__Assigned task__
Could you restate word for word every line from the one containing "bool cv[2];" to the end of the records, and nothing else?

Stored items
__________

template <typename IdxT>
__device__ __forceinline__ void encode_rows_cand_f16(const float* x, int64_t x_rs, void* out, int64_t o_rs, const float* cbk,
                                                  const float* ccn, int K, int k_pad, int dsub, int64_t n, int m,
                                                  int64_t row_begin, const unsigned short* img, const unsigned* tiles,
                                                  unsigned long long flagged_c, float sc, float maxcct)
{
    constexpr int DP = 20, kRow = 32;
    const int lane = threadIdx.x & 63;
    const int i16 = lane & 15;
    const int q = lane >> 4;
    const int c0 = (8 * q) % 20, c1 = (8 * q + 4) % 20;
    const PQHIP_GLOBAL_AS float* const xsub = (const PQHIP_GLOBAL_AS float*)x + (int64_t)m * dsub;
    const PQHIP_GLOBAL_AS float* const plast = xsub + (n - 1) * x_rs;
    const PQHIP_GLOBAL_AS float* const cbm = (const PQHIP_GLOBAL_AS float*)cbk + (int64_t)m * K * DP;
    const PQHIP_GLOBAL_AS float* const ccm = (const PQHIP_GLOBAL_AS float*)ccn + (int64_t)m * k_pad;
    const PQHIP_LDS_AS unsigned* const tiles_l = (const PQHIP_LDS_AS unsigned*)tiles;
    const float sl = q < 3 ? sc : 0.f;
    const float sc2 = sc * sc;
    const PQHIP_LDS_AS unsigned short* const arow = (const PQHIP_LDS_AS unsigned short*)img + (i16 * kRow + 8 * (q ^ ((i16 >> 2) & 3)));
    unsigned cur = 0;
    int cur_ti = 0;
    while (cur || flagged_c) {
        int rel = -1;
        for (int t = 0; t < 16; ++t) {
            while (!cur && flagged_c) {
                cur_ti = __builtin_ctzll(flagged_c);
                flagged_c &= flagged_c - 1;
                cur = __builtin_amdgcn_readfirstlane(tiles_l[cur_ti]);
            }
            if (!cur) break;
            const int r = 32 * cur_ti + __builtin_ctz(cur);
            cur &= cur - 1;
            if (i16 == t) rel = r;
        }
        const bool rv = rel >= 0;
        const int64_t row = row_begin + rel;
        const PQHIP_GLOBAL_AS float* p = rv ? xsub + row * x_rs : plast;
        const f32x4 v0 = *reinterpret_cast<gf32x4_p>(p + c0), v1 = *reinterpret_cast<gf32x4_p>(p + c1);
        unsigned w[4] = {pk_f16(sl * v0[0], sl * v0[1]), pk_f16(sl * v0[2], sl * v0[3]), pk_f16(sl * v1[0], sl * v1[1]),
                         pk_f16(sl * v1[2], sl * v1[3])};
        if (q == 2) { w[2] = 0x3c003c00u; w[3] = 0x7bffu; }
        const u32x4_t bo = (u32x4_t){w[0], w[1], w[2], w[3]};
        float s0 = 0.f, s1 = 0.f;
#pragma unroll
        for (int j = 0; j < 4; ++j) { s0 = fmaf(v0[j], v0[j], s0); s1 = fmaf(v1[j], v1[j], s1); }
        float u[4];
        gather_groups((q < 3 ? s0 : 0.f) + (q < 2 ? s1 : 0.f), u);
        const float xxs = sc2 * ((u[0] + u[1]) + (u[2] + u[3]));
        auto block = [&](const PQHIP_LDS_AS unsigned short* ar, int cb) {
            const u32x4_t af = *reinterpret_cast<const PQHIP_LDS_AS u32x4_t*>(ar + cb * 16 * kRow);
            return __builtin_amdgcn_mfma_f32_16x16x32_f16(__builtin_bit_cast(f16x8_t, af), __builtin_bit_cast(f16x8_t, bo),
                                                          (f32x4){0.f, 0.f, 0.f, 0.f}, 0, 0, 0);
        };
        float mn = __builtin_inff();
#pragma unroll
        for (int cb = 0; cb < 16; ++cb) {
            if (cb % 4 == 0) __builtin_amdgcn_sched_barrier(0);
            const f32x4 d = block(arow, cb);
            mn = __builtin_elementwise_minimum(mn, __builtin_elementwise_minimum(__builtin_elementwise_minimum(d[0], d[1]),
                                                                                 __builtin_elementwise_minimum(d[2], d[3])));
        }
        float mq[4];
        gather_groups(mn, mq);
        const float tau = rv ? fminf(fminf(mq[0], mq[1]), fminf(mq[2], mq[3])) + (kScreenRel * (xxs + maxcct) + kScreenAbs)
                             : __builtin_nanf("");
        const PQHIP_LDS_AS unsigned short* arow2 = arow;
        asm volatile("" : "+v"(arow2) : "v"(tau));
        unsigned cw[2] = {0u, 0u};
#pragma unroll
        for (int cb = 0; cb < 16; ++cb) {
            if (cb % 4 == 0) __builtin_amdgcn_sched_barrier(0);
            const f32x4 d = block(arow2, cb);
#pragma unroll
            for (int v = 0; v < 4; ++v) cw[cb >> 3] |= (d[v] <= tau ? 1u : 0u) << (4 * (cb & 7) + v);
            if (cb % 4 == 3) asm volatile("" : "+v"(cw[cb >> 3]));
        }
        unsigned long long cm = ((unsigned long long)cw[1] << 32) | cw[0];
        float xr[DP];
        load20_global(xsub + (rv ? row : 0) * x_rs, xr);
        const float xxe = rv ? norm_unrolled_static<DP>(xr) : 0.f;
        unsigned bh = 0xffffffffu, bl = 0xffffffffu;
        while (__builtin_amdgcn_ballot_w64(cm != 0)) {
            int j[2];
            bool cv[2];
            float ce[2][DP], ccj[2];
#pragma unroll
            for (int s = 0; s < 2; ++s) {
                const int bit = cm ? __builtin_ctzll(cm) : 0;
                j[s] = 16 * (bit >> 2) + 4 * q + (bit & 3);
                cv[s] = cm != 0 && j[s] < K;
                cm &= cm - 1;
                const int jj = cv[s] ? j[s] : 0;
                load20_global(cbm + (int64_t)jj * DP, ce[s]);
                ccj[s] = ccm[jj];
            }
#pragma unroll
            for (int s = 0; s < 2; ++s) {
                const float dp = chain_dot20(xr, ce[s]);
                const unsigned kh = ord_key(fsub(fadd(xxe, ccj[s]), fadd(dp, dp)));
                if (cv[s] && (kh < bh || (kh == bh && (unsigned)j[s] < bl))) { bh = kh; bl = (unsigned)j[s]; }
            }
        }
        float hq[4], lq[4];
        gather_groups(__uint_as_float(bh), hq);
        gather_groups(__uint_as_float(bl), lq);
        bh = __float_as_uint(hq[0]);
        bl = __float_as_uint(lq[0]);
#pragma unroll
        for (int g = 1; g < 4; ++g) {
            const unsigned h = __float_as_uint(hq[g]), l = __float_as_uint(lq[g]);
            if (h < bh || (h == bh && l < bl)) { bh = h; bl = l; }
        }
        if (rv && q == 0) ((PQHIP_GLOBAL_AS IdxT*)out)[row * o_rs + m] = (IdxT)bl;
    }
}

__________

__Output below__
            bool cv[2];
            float ce[2][DP], ccj[2];
#pragma unroll
            for (int s = 0; s < 2; ++s) {
                const int bit = cm ? __builtin_ctzll(cm) : 0;
                j[s] = 16 * (bit >> 2) + 4 * q + (bit & 3);
                cv[s] = cm != 0 && j[s] < K;
                cm &= cm - 1;
                const int jj = cv[s] ? j[s] : 0;
                load20_global(cbm + (int64_t)jj * DP, ce[s]);
                ccj[s] = ccm[jj];
            }
#pragma unroll
            for (int s = 0; s < 2; ++s) {
                const float dp = chain_dot20(xr, ce[s]);
                const unsigned kh = ord_key(fsub(fadd(xxe, ccj[s]), fadd(dp, dp)));
                if (cv[s] && (kh < bh || (kh == bh && (unsigned)j[s] < bl))) { bh = kh; bl = (unsigned)j[s]; }
            }
        }
        float hq[4], lq[4];
        gather_groups(__uint_as_float(bh), hq);
        gather_groups(__uint_as_float(bl), lq);
        bh = __float_as_uint(hq[0]);
        bl = __float_as_uint(lq[0]);
#pragma unroll
        for (int g = 1; g < 4; ++g) {
            const unsigned h = __float_as_uint(hq[g]), l = __float_as_uint(lq[g]);
            if (h < bh || (h == bh && l < bl)) { bh = h; bl = l; }
        }
        if (rv && q == 0) ((PQHIP_GLOBAL_AS IdxT*)out)[row * o_rs + m] = (IdxT)bl;
    }
}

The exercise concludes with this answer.